Toying With Tapestry 4

These are my impressions after using Tapestry for a couple of weeks. I review the flaws and joys that I found in using Tapestry.

Java Web Development

When doing web development in Java, there is an abundance of frameworks and it's often a point of criticism.
To me, this variety is valuable. Some new frameworks are formed out of disagreements or the desire to "do it yourself", true, but many are created because of limitations of existing systems and because of ideas that are different enough to warrant it. Without this, there wouldn't be competition, and we would not be seeing as many features as we do now. We would just have a billion different Struts.
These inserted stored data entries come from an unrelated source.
// ... 849 lines not shown
    case 64: go_pk(k_project_pk<64, 2, 1>); break;
    default: {
      const size_t lds = sizeof(float4) * (size_t)r.dp * (size_t)((h + 3) / 4);
      if (lds <= 64 * 1024) {
        static const bool lds_ok =
            hipFuncSetAttribute(reinterpret_cast<const void*>(&k_project_wide_pk<1>),
                                hipFuncAttributeMaxDynamicSharedMemorySize, 64 * 1024) == hipSuccess;
        (void)lds_ok;
        k_project_wide_pk<1><<<grid, block, lds, s>>>(r.x, r.d, r.dp, slots, keys, n, W, h, key_or,
                                                      kt);
        pv = kPvWidePk;
      } else {
        pv = kPvGeneric;
        k_project_generic<<<grid, block, 0, s>>>(r.x, r.d, r.dp, slots, keys, n, W, h, key_or, kt);
      }
    }
  }
  return kPkPacked;
}

constexpr int kCompactTile = 4096;
__global__ __launch_bounds__(256) void k_compact_count(const uint32_t* __restrict__ slots,
                                                       uint32_t n, uint32_t* __restrict__ counts,
                                                       KTime kt) {
  __shared__ uint32_t wsum[4];
  kt_begin(kt, KC_COMPACT);
  const uint32_t t = threadIdx.x, lane = t & 63u, wv = t >> 6;
  const uint32_t T0 = blockIdx.x * (uint32_t)kCompactTile;
  uint32_t c = 0;
#pragma unroll
  for (int k = 0; k < kCompactTile / 256; ++k) {
    const uint32_t i = T0 + k * 256u + t;
    const uint32_t v = slots[i < n ? i : 0u];
    c += (uint32_t)__popcll(__ballot(i < n && v != kInvalid));
  }
  if (lane == 0) wsum[wv] = c;
  __syncthreads();
  if (t == 0) counts[blockIdx.x] = wsum[0] + wsum[1] + wsum[2] + wsum[3];
}

__device__ __forceinline__ void collect_run_counts(Counters* ctr, RunCounters* rc) {
  if (!rc) return;
  ctr->n_seg = rc->n_seg.v;
  rc->n_seg.v = 0u;
#pragma unroll
  for (int c = 0; c < kGroupClasses; ++c) {
    ctr->n_cls[c] = rc->n_cls[c].v;
    rc->n_cls[c].v = 0u;
  }
#pragma unroll
// ... 6 lines not shown
  ctr->n_over = rc->n_over.v;
  rc->n_over.v = 0u;
  ctr->n_small_rows = rc->n_small_rows.v;
  rc->n_small_rows.v = 0u;
#pragma unroll
  for (int c = 0; c < kBigClasses; ++c) {
    ctr->n_big_rows[c] = rc->n_big_rows[c].v;
    rc->n_big_rows[c].v = 0u;
  }
  ctr->n_huge_rows = rc->n_huge_rows.v;
  rc->n_huge_rows.v = 0u;
#pragma unroll
  for (int c = 0; c < kGroupClasses; ++c) rc->n_act[c].v = 0u;
  ctr->n_act_rows = rc->n_act_rows.v;
  rc->n_act_rows.v = 0u;
  ctr->screened = rc->screened.v;
  rc->screened.v = 0u;
}

__device__ __forceinline__ void publish_counters(Counters* ctr, uint32_t total, const Publish& pub,
                                                 uint32_t n_in) {
  Counters c = *ctr;
  c.total = total;
  if (pub.n_next) *pub.n_next = total;
  if (pub.woff && n_in) *pub.woff += 31u - (uint32_t)__builtin_clz(n_in);
  const uint32_t* src = reinterpret_cast<const uint32_t*>(&c);
  uint32_t* dst = reinterpret_cast<uint32_t*>(pub.host);
  for (int i = 0; i < (int)(sizeof(Counters) / 4); ++i) {
    __hip_atomic_store(dst + i, src[i], __ATOMIC_RELAXED, __HIP_MEMORY_SCOPE_SYSTEM);
    reinterpret_cast<uint32_t*>(ctr)[i] = 0u;
  }
  __threadfence_system();
  __hip_atomic_store(pub.seq_host, pub.seq, __ATOMIC_RELEASE, __HIP_MEMORY_SCOPE_SYSTEM);
}

__global__ void k_publish(Counters* ctr, Publish pub, RunCounters* rc) {
  collect_run_counts(ctr, rc);
  if (pub.host) publish_counters(ctr, ctr->total, pub, 0u);
}

__global__ __launch_bounds__(256) void k_compact_apply(const uint32_t* __restrict__ slots,
                                                       uint32_t n,
                                                       const uint32_t* __restrict__ counts,
                                                       uint32_t* __restrict__ out,
                                                       uint32_t* __restrict__ total,
                                                       Counters* ctr, Publish pub,
                                                       RunCounters* rc, KTime kt) {
  constexpr int K = kCompactTile / 256;
  __shared__ uint32_t cnt[K * 4], pre[K * 4 + 1], wsum[4];
  const uint32_t t = threadIdx.x, lane = t & 63u, wv = t >> 6;
  const uint32_t T0 = blockIdx.x * (uint32_t)kCompactTile;
  uint32_t before = 0;
  for (uint32_t j = t; j < blockIdx.x; j += 256) before += counts[j];
#pragma unroll
  for (int o = 32; o > 0; o >>= 1) before += __shfl_xor(before, o, 64);
  if (lane == 0) wsum[wv] = before;
  uint32_t v[K];
  uint64_t m[K];
#pragma unroll
  for (int k = 0; k < K; ++k) {
    const uint32_t i = T0 + k * 256u + t;
    v[k] = slots[i < n ? i : 0u];
  }
#pragma unroll
  for (int k = 0; k < K; ++k) {
    if (T0 + k * 256u + t >= n) v[k] = kInvalid;
    m[k] = __ballot(v[k] != kInvalid);
    if (lane == 0) cnt[k * 4 + wv] = (uint32_t)__popcll(m[k]);
  }
  __syncthreads();
  if (t == 0) {
    uint32_t a = wsum[0] + wsum[1] + wsum[2] + wsum[3];
    for (int q = 0; q < K * 4; ++q) {
// ... 74 lines not shown
      a += cnt[q];
    }
    pre[K * 4] = a;
  }
  __syncthreads();
  const uint64_t below = lane ? (~0ull >> (64 - lane)) : 0ull;
#pragma unroll
  for (int k = 0; k < K; ++k)
    if (v[k] != kInvalid) out[pre[k * 4 + wv] + (uint32_t)__popcll(m[k] & below)] = v[k];
  if (blockIdx.x == gridDim.x - 1 && t == 0) {
    *total = pre[K * 4];
    collect_run_counts(ctr, rc);
    if (pub.host) publish_counters(ctr, pre[K * 4], pub, n);
  }
  kt_end(kt, KC_COMPACT);
}

void launch_compact(const uint32_t* slots, uint32_t n, uint32_t* out, uint32_t* tile_sums,
                    Counters* ctr, hipStream_t s, const Publish* pub, RunCounters* rc, KTime kt,
                    const LookBack* lb, const uint32_t* n_dev) {
  const Publish none{nullptr, nullptr, 0u, nullptr};
  if (n_dev) {
    const uint32_t ntiles = (n + kCompactTile - 1) / kCompactTile;
    if (!lb || !lb->status || ntiles == 0 || ntiles > 256u) return;
    const uint32_t epoch = ++lb->epoch;
    k_compact_lb<<<ntiles, 256, 0, s>>>(slots, n, out, lb->status, epoch, &ctr->total, ctr,
                                        pub ? *pub : none, rc, kt, n_dev);
    return;
  }
  if (n == 0) {
    (void)hipMemsetAsync(&ctr->total, 0, sizeof(uint32_t), s);
    k_publish<<<1, 1, 0, s>>>(ctr, pub ? *pub : none, rc);
    return;
  }
  const uint32_t ntiles = (n + kCompactTile - 1) / kCompactTile;
  if (lb && lb->status && ntiles <= 256u) {
    const uint32_t epoch = ++lb->epoch;
    k_compact_lb<<<ntiles, 256, 0, s>>>(slots, n, out, lb->status, epoch, &ctr->total, ctr,
                                        pub ? *pub : none, rc, kt, nullptr);
    return;
  }
  uint32_t* counts = tile_sums + kScanSumsWord;
  k_compact_count<<<ntiles, 256, 0, s>>>(slots, n, counts, kt);
  k_compact_apply<<<ntiles, 256, 0, s>>>(slots, n, counts, out, &ctr->total, ctr, pub ? *pub : none,
                                         rc, kt);
}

Having so many frameworks is intimidating. You may be forced to wonder, "Is the framework I'm using the best for what I need or is maybe one of those other frameworks better?" A question like that is difficult to answer because time is limited. When I get a chance, I try to explore new frameworks and sometimes even revisit ones that I dismissed before. This time I decided to try Tapestry 4.

Before We Even Start

Going in, there are already things that make Tapestry less desirable compared to other frameworks. Tapestry 5 is on it's way and it's not backward compatible with Tapestry 4. Tapestry has a history of redesigns so as far as anyone knows, Tapestry 6 might one day be released and not be compatible with Tapestry 5. Not very encouraging for use in any kind of project. From the academic point, it may not be so bad; Limitations can be fixed and new ideas can be implemented without being limited by the old design. Having said that, I don't think Tapestry will truly gain popularity until they come up with a great design and focus on it instead of on how to change it.

What I Like

Error Messages
If there's a problem, Tapestry will do its best to pinpoint it and give you a good description. Most of the time, Tapestry will not silently ignore a mistake such as mistyping a component name. You'll know if you made a mistake. I did run into a problem that Tapestry didn't tell me about, but I wouldn't necessarily blame Tapestry. I renamed a Page class but did not rename the associated Page template. When I went to the page, Tapestry happily loaded the template, but obviously did not find the class. I spent a while wondering what was going on. An option to make classes required by default would have been nice. I would have been satisfied had I gotten a "class SomePage not found" error.
Components & Page Flow
Tapestry is a component framework after all, so it's only natural that components work well. Components are easy to define, flexible, reusable and are easy to package. Page flow is easy to handle. Taking the user through different screens is not a hard task.
What I Dislike

It's Invasive
Most of your page classes will extend BasePage. Your class will be abstract and will be dynamically subclassed when the page object is instantiated. For retrieving submitted data, it's a nice approach. You define an abstract method which is implemented by Tapestry during runtime. This lends itself to easy refactoring as compared to using literal property names. For other things, it's not so great. For one, making your class abstract allows for some runtime errors. If you implement a listener, but don't implements all the methods, you won't get any help from the compiler. As far as it's concerned, it's an abstract class. This also means you can't use Quick Fix in Eclipse to "Add unimplemented methods," to which I'm used to. From what I read, things are no longer done this way in Tapestry 5, but I haven't actually read on which approach it takes. Those tables smell fishy ... There's a Table component in the contrib library. If you want a column rendered in a custom way, you have to define a component outside the table component and give it an id composed of the column name and the "ColumnValue" prefix. From the get go, this seems like a big hack. Why is it defined outside the table component and why does it rely on a certain component name? One typing mistake and your custom rendering will be disabled without any errors on the page. This give me the impression that there are problems with the component architecture.
Ugly URLs
Ugly URLs are a problem with component frameworks. Tapestry has means to beautify URLs, but I haven't tried them yet, so maybe it doesn't have to be a bad thing.
Lack of Tools
On the Tapestry page, there are a number of links to Eclipse plugins for working with Tapestry templates. I checked them out and I didn't find any tools that are in any way usable. I found one active project, but it's a plugin for IntelliJ, not Eclipse. I am planning to try that plugin out in the near future. There are people that decry any kind of tools, but I'm not afraid to use anything that will make me more productive. Productivity speaks. If I'm making a Tapestry template and I'm defining a component, why not have the ability to have a tool fill in the page spec for you. It's just tedious work that is prone to errors and can be handled by a tool. A plugin could also validate your templates as you write them.
Mailing List Activity
Tapestry 4 traffic on the mailing list seems to be quite low. I posted a question about a problem I have with auto-wiring not working in my project and did not see any suggestions.
I know that it's a bit silly to be trying Tapestry 4 at this point in the game, but it serves to satisfy my intellectual curiosity. I don't claim to be an expert these topics, so I would not be surprised if there are problems with what I wrote. There are more things under "dislikes," but that's only because negatives are a lot easier to see. I found Tapestry 4 to be overall a satisfying experience.
What's Next?
I want to go back and try Seam again. I had tried it around version 1.0 and 1.2 BETA and found a lot of annoyances. I have heard about some positive experiences with it and that has me interested.